The control machine performs a 99-way merge on the data as it arrives, but discards the merged data, just keeping count of the number of values it has seen. It calculates the median as the mean of the 1/2 billionth and 1/2 billion plus oneth values.

This suffers from the "slowest in the herd" problem. The algorithm cannot complete until every value less than the median has been sent by a sorting machine. There's a reasonable chance that one such value will be quite high within its parcel of data. So once the initial partitioning of the data is complete, estimated running time is the combination of the time to sort 1/99th of the data and send it back to the control computer, and the time for the control to read 1/2 the data. The "combination" is somewhere between the maximum and the sum of those times, probably close to the max.

My instinct is that for sending data over a network to be faster than sorting it (let alone just selecting the median) it needs to be a pretty damn fast network. Might be a better prospect if the network can be presumed to be instantaneous, for example if you have 100 cores with equal access to RAM containing the data.

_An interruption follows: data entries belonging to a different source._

# facebookresearch/SONAR

Measured on NVIDIA H100. Metric: sentences/sec->1024-d, higher is better.
Workload: dtype bf16

## Files before the change

include/sonar_b200.h:

```cpp
#ifndef SONAR_B200_H_
#define SONAR_B200_H_

#include <stddef.h>
#include <stdint.h>

#ifdef __cplusplus
extern "C" {
#endif

#define SB_OK 0
#define SB_ERR_INVALID (-1)
#define SB_ERR_CUDA (-2)
#define SB_ERR_DRIVER (-3)
#define SB_ERR_INPUT (-4)

#define SB_POOL_MAX 1
#define SB_POOL_MEAN 2
#define SB_POOL_LAST 3
#define SB_POOL_ATTENTION 4

#define SB_EPI_BIAS 0
#define SB_EPI_BIAS_RELU 1
#define SB_EPI_BIAS_RESIDUAL 2
#define SB_EPI_BIAS_SILU 5
#define SB_EPI_BIAS_TANH 7

typedef struct SbEncoder SbEncoder;

typedef struct SbEncoderConfig {
  int32_t model_dim;
  int32_t num_layers;
  int32_t num_heads;
  int32_t ffn_inner_dim;
  int64_t vocab_size;
  int32_t pos_rows;
  int32_t pooling;
  float ln_eps;
  float embed_scale;
  int32_t cta_group;
  int32_t num_sms;
  int32_t ln_fold;
  int32_t embedding_dim;
  int32_t pooler_layers;
  int32_t pooler_heads;
  int32_t pooler_ffn_inner_dim;
} SbEncoderConfig;

typedef struct SbLayerWeights {
  const void* wqkv;
  const float* bqkv;
  const void* wo;
  const float* bo;
  const void* w1;
  const float* b1;
  const void* w2;
  const float* b2;
  const float* ln1_g;
  const float* ln1_b;
  const float* ln2_g;
  const float* ln2_b;
} SbLayerWeights;

typedef struct SbEncoderWeights {
  const void* embed;
  const float* pos_table;
  const float* final_ln_g;
  const float* final_ln_b;
  const SbLayerWeights* layers;
  const float* pooler_q0;
  const void* proj_w;
  const float* proj_b;
  const struct SbPoolerLayerWeights* pooler;
} SbEncoderWeights;

const char* sb_last_error(void);
int sb_version(void);

int sb_encoder_create(const SbEncoderConfig* cfg, const SbEncoderWeights* w, SbEncoder** out);
void sb_encoder_destroy(SbEncoder* enc);

int sb_encoder_workspace_bytes(const SbEncoder* enc, int32_t max_batch, int64_t max_tokens, size_t* bytes);

int sb_encoder_forward(SbEncoder* enc, const int64_t* ids, int64_t ids_row_stride, const int32_t* seq_lens_host,
                       int32_t batch, int32_t seq_len, float* out, float* encoded, void* workspace,
                       size_t workspace_bytes, void* stream);

int sb_encoder_forward_host(SbEncoder* enc, const int64_t* ids_host, const int32_t* seq_lens_host, int32_t batch,
                            int32_t seq_len, float* out_host, int64_t* ids_staging, float* out_staging,
                            void* workspace, size_t workspace_bytes, void* stream);

int sb_encoder_profile_ffn1(SbEncoder* enc, void* start_event, void* stop_event);

int sb_encoder_check_inputs(SbEncoder* enc, void* workspace, void* stream);


int sb_fold_layernorm(const void* W, const float* bias, const float* gamma, const float* beta, int32_t N, int32_t K,
                      void* Wf, float* colsum, float* bias_f, void* stream);
int sb_gemm_ln_consumer(const void* A, int64_t lda, const void* Wf, int64_t ldw, void* C, int64_t ldc, const float* bias_f,
                        const float* colsum, const float* stats, float eps, int32_t M, int32_t N, int32_t K, int32_t relu,
                        void* stream);
int sb_gemm_residual_stats(const void* A, int64_t lda, const void* W, int64_t ldw, float* x, int64_t ldx, const float* bias,
                           void* h_out, int64_t ldh, float* stats_out, int32_t M, int32_t N, int32_t K, void* stream);

int sb_gemm_residual_splitk(const void* A, int64_t lda, const void* W, int64_t ldw, float* x, int64_t ldx, const float* bias,
                            int32_t M, int32_t N, int32_t K, int32_t* counters, int64_t n_counters, void* stream);

int sb_gemm_bf16(const void* A, int64_t lda, const void* W, int64_t ldw, void* C, int64_t ldc, int32_t out_fp32,
                 const float* bias, const void* residual, int64_t ldr, int32_t M, int32_t N, int32_t K, int32_t epi,
                 int32_t cta_group, void* stream);

int sb_layernorm(const float* x, const float* gamma, const float* beta, float eps, void* y, int64_t T, int32_t D,
                 void* stream);

int sb_attention(const void* qkv, const int32_t* cu_seqlens, int32_t B, int32_t H, int64_t total_tokens, void* out,
                 void* stream);

int sb_embed(const int64_t* ids, int64_t ids_row_stride, const int32_t* cu_seqlens, int32_t B, int32_t S,
             const void* embed, int64_t vocab, const float* pos_table, int32_t pos_rows, int32_t D, float scale,
             float* x, int32_t* err_flag, void* stream);

int sb_pool(const float* x, const int32_t* cu_seqlens, int32_t B, int32_t D, const float* gamma, const float* beta,
            float eps, int32_t apply_ln, int32_t pool_mode, float* out, float* encoded_padded, int32_t S_padded,
            void* stream);

int sb_pool_latent_attention(const void* qt, const void* mem, const int32_t* cu_seqlens, int32_t B, int32_t Hd, int32_t D,
                             void* u, void* stream);

int sb_attention_relpos(const void* qkv, const void* p, const float* u_bias, const float* v_bias, const int32_t* cu_seqlens,
                        int32_t B, int32_t H, int64_t total_tokens, int32_t Npad, int32_t S_center, int32_t impl, void* qu,
                        void* qv, float* vp, void* out, void* stream);
int sb_conformer_conv(const void* g, const int32_t* cu_seqlens, int32_t B, int32_t max_len, int32_t D, const float* dw,
                      const float* bn_scale, const float* bn_shift, void* out, void* stream);
int sb_speech_frontend(const float* fbank, int32_t padded_frames, const int32_t* cu_seqlens, int32_t B, int32_t max_len,
                       const float* gamma, const float* beta, float eps, void* out, void* stream);

typedef struct SbDecoder SbDecoder;

typedef struct SbDecoderConfig {
  int32_t model_dim;
  int32_t num_layers;
  int32_t num_heads;
  int32_t ffn_inner_dim;
  int32_t input_dim;
  int64_t vocab_size;
  int32_t pos_rows;
  int32_t eos_idx;
  float ln_eps;
  float embed_scale;
} SbDecoderConfig;

typedef struct SbDecoderLayerWeights {
  const void* wqkv;
  const float* bqkv;
  const void* wo;
  const float* bo;
  const void* cross_wv;
  const float* cross_bv;
  const void* cross_wo;
  const float* cross_bo;
  const void* w1;
  const float* b1;
  const void* w2;
  const float* b2;
  const float* ln1_g;
  const float* ln1_b;
  const float* ln3_g;
  const float* ln3_b;
} SbDecoderLayerWeights;

typedef struct SbDecoderWeights {
  const void* embed;
  const float* pos_table;
  const float* final_ln_g;
  const float* final_ln_b;
  const SbDecoderLayerWeights* layers;
} SbDecoderWeights;

int sb_decoder_create(const SbDecoderConfig* cfg, const SbDecoderWeights* w, SbDecoder** out);
void sb_decoder_destroy(SbDecoder* dec);
int sb_decoder_workspace_bytes(const SbDecoder* dec, int32_t num_sentences, int32_t beam, int32_t max_len, size_t* bytes);
int sb_decoder_begin(SbDecoder* dec, const float* embeddings, int32_t num_sentences, int32_t beam, int32_t max_len,
                     void* workspace, size_t workspace_bytes, void* stream);
int sb_decoder_step(SbDecoder* dec, const int64_t* tokens, const int32_t* table, int32_t t, int32_t num_sentences,
                    int32_t beam, int32_t max_len, float* out_lprob, int32_t* out_tok, float* out_eos_lprob,
                    const int64_t* probe_tokens, float* out_probe_lprob, void* workspace, size_t workspace_bytes,
                    void* stream);
int sb_decoder_check_inputs(SbDecoder* dec, void* workspace, void* stream);

size_t sb_fbank_tables_bytes(void);
int sb_fbank_build_tables(void* host_buf);
int sb_fbank(const float* waves, const int64_t* wave_offsets, const int32_t* frame_offsets, int32_t B,
             int32_t total_frames, const void* tables, float* raw_out, float* out, int32_t padded_frames, void* stream);

typedef struct SbSpeechEncoder SbSpeechEncoder;

typedef struct SbSpeechConfig {
  int32_t model_dim;
  int32_t num_layers;
  int32_t num_heads;
  int32_t ffn_inner_dim;
  int32_t conv_kernel;
  int32_t pooler_layers;
  int32_t pooler_ffn_inner_dim;
  float ln_eps;
  int32_t attn_impl;
} SbSpeechConfig;

typedef struct SbConformerLayerWeights {
  const float* ffn1_ln_g; const float* ffn1_ln_b;
  const void* ffn1_w1; const float* ffn1_b1; const void* ffn1_w2 ; const float* ffn1_b2 ;
  const float* attn_ln_g; const float* attn_ln_b;
  const void* wqkv; const float* bqkv; const void* wo; const float* bo;
  const void* wr;
  const float* u_bias;
  const float* v_bias;
  const float* conv_ln_g; const float* conv_ln_b;
  const void* pw1;
  const float* dw;
  const float* bn_scale;
  const float* bn_shift;
  const void* pw2;
  const float* ffn2_ln_g; const float* ffn2_ln_b;
  const void* ffn2_w1; const float* ffn2_b1; const void* ffn2_w2 ; const float* ffn2_b2 ;
  const float* ln_g; const float* ln_b;
} SbConformerLayerWeights;

typedef struct SbPoolerLayerWeights {
  const void* sa_wv; const float* sa_bv; const void* sa_wo; const float* sa_bo;
  const float* sa_ln_g; const float* sa_ln_b;
  const void* ca_wq; const float* ca_bq;
  const void* ca_wkv ; const float* ca_bkv;
  const void* ca_wo; const float* ca_bo;
  const float* ca_ln_g; const float* ca_ln_b;
  const void* w1; const float* b1; const void* w2; const float* b2;
  const float* ffn_ln_g; const float* ffn_ln_b;
} SbPoolerLayerWeights;

typedef struct SbSpeechWeights {
  const float* front_ln_g;
  const float* front_ln_b;
  const void* front_w;
  const float* front_b;
  const float* final_ln_g;
  const float* final_ln_b;
  const float* pooler_q0;
  const void* proj_w;
  const float* zeros;
  const SbConformerLayerWeights* layers;
  const SbPoolerLayerWeights* pooler;
} SbSpeechWeights;

int sb_speech_encoder_create(const SbSpeechConfig* cfg, const SbSpeechWeights* w, SbSpeechEncoder** out);
void sb_speech_encoder_destroy(SbSpeechEncoder* enc);
int sb_speech_encoder_workspace_bytes(const SbSpeechEncoder* enc, int32_t batch, int64_t total_positions,
                                      int32_t max_positions, size_t* bytes);
int sb_speech_encoder_forward(SbSpeechEncoder* enc, const float* fbank, int32_t padded_frames, const int32_t* cu_dev,
                              const int32_t* lens_host, int32_t batch, const void* relpos_table, int32_t relpos_rows,
                              float* out, float* encoded_packed, void* workspace, size_t workspace_bytes, void* stream);


int sb_xsim_workspace_bytes(int32_t n, int32_t m, int32_t d, size_t* bytes);

int sb_xsim_knn(const float* x, const float* y, int32_t n, int32_t m, int32_t d, int32_t k, double* out_val,
                int32_t* out_idx, void* workspace, size_t workspace_bytes, void* stream);

int sb_xsim_bidir_workspace_bytes(int32_t n, int32_t m, int32_t d, size_t* bytes);
int sb_xsim_knn_bidir(const float* x, const float* y, int32_t n, int32_t m, int32_t d, int32_t k, double* val_xy,
                      int32_t* idx_xy, double* val_yx, int32_t* idx_yx, int32_t* overflow_flag, void* workspace,
                      size_t workspace_bytes, void* stream);

int sb_xsim_margin_predict(const double* val_xy, const int32_t* idx_xy, const double* val_yx, int32_t n, int32_t m,
                           int32_t k, int32_t margin_mode, int32_t* pred, void* stream);

int sb_beam_step(const float* lp, const int32_t* tok, const float* eos_lp, int64_t* seqs, int32_t* table,
                 int64_t* tokens, float* cum, uint8_t* alive, uint8_t* done, float* fin_score, int64_t* fin_seq,
                 int64_t* fin_len, int64_t* fin_count, int32_t N, int32_t beam, int32_t Tmax, int32_t t, int32_t g,
                 int32_t eos_block, int32_t max_gen, int64_t vocab, int32_t eos, int32_t unk, int32_t pad,
                 float unk_penalty, float score_div, int32_t normalize, void* stream);

typedef struct SbLaser2 SbLaser2;

typedef struct SbLaser2Config {
  int64_t vocab_size;
  int64_t pad_idx;
  int32_t embed_dim;
  int32_t hidden_size;
  int32_t num_layers;
  int32_t bidirectional;
  float padding_value;
  int32_t num_sms;
} SbLaser2Config;

typedef struct SbLstmLayerWeights {
  const void* w_ih;
  const void* w_hh;
  const float* b_ih;
  const float* b_hh;
} SbLstmLayerWeights;

typedef struct SbLaser2Weights {
  const void* embed;
  const SbLstmLayerWeights* layers;
} SbLaser2Weights;

int sb_laser2_create(const SbLaser2Config* cfg, const SbLaser2Weights* w, SbLaser2** out);
void sb_laser2_destroy(SbLaser2* enc);
int sb_laser2_workspace_bytes(const SbLaser2* enc, int32_t max_batch, int64_t max_tokens, size_t* bytes);
int sb_laser2_forward(SbLaser2* enc, const int64_t* ids, int64_t ids_row_stride, const int32_t* seq_lens_host, int32_t batch,
                      int32_t seq_len, float* out, void* workspace, size_t workspace_bytes, void* stream);
int sb_laser2_check_inputs(SbLaser2* enc, void* stream);

int sb_lstm_recurrent(const void* G, int64_t ldg, const void* w_hh, const int32_t* cu_seqlens, const int32_t* tile_seqs,
                      int32_t num_tiles, int32_t num_dirs, void* y, int64_t ldy, float* pool_out, int64_t ldp,
                      const uint8_t* pad_mask, const uint8_t* tail_keep, float padding_value, void* stream);

#define SB_BLASER_COMET 0
#define SB_BLASER_QE 1

typedef struct SbBlaser SbBlaser;

typedef struct SbBlaserConfig {
  int32_t input_form;
  int32_t embedding_dim;
  int32_t num_hidden;
  const int32_t* hidden_dims;
  int32_t cta_group;
  int32_t num_sms;
} SbBlaserConfig;

typedef struct SbBlaserWeights {
  const void* const* w;
  const float* const* b;
} SbBlaserWeights;

int sb_blaser_create(const SbBlaserConfig* cfg, const SbBlaserWeights* w, SbBlaser** out);
void sb_blaser_destroy(SbBlaser* model);
int sb_blaser_workspace_bytes(const SbBlaser* model, int32_t max_rows, size_t* bytes);
int sb_blaser_forward(SbBlaser* model, const float* src, const float* mt, const float* ref, int64_t ld, int32_t rows,
                      float* scores, void* workspace, size_t workspace_bytes, void* stream);
int sb_blaser_featurize(const float* src, const float* mt, const float* ref, int64_t ld, int32_t rows, int32_t E,
                        int32_t input_form, int32_t normalize, void* out, int32_t out_fp32, void* stream);

#ifdef __cplusplus
}
#endif
#endif
```

sonar_b200/_lib.py:

```python

from __future__ import annotations

import ctypes as C
from pathlib import Path
from typing import Optional

_LIB_PATH = Path(__file__).resolve().parent / "lib" / "libsonar_b200.so"
_lib: Optional[C.CDLL] = None

SB_POOL_MAX, SB_POOL_MEAN, SB_POOL_LAST, SB_POOL_ATTENTION = 1, 2, 3, 4
SB_EPI_BIAS, SB_EPI_BIAS_RELU, SB_EPI_BIAS_RESIDUAL, SB_EPI_BIAS_TANH = 0, 1, 2, 7
SB_BLASER_COMET, SB_BLASER_QE = 0, 1
SB_ERR_INVALID, SB_ERR_CUDA, SB_ERR_DRIVER, SB_ERR_INPUT = -1, -2, -3, -4
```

Since network I/O is likely to be the bound, there might be some tricks you can play, at least for the data coming back to the control machine. For example, instead of sending "1,2,3,.. 100", perhaps a sorting machine could send a message meaning "100 values less than 101". The control machine could then perform a modified merge, in which it finds the least of all those top-of-a-range values, then tells all the sorting machines what it was, so that they can (a) tell the control machine how many values to "count" below that value, and (b) resume sending their sorted data from that point.

More generally, there's probably a clever challenge-response guessing game that the control machine can play with the 99 sorting machines.

This involves round-trips between the machines, though, which my simpler first version avoids. I don't really know how to blind-estimate their relative performance, and since the trade-offs are complex, I imagine there are much better solutions out there than anything I'll think of myself, assuming this is ever a real problem.

[*] available stack permitting - your choice of which part to do first is constrained if you don't have O(N) extra space. But if you do have enough extra space, you can take your pick, and if you don't have enough space you can at least use what you do have to cut some corners, by doing the small part first for the first few partitions.

计算十亿个数字的中位数

如果你对这篇内容有疑问，欢迎到本站社区发帖提问 参与讨论，获取更多帮助，或者扫码二维码加入 Web 技术交流群。

发布评论

评论（25）

关于作者

相关话题

热门标签

推荐作者

花开柳相依

zyhello

故友

对风讲故事

Oo萌小芽oO

梦明

友情链接

如果你对这篇内容有疑问，欢迎到本站社区发帖提问参与讨论，获取更多帮助，或者扫码二维码加入 Web 技术交流群。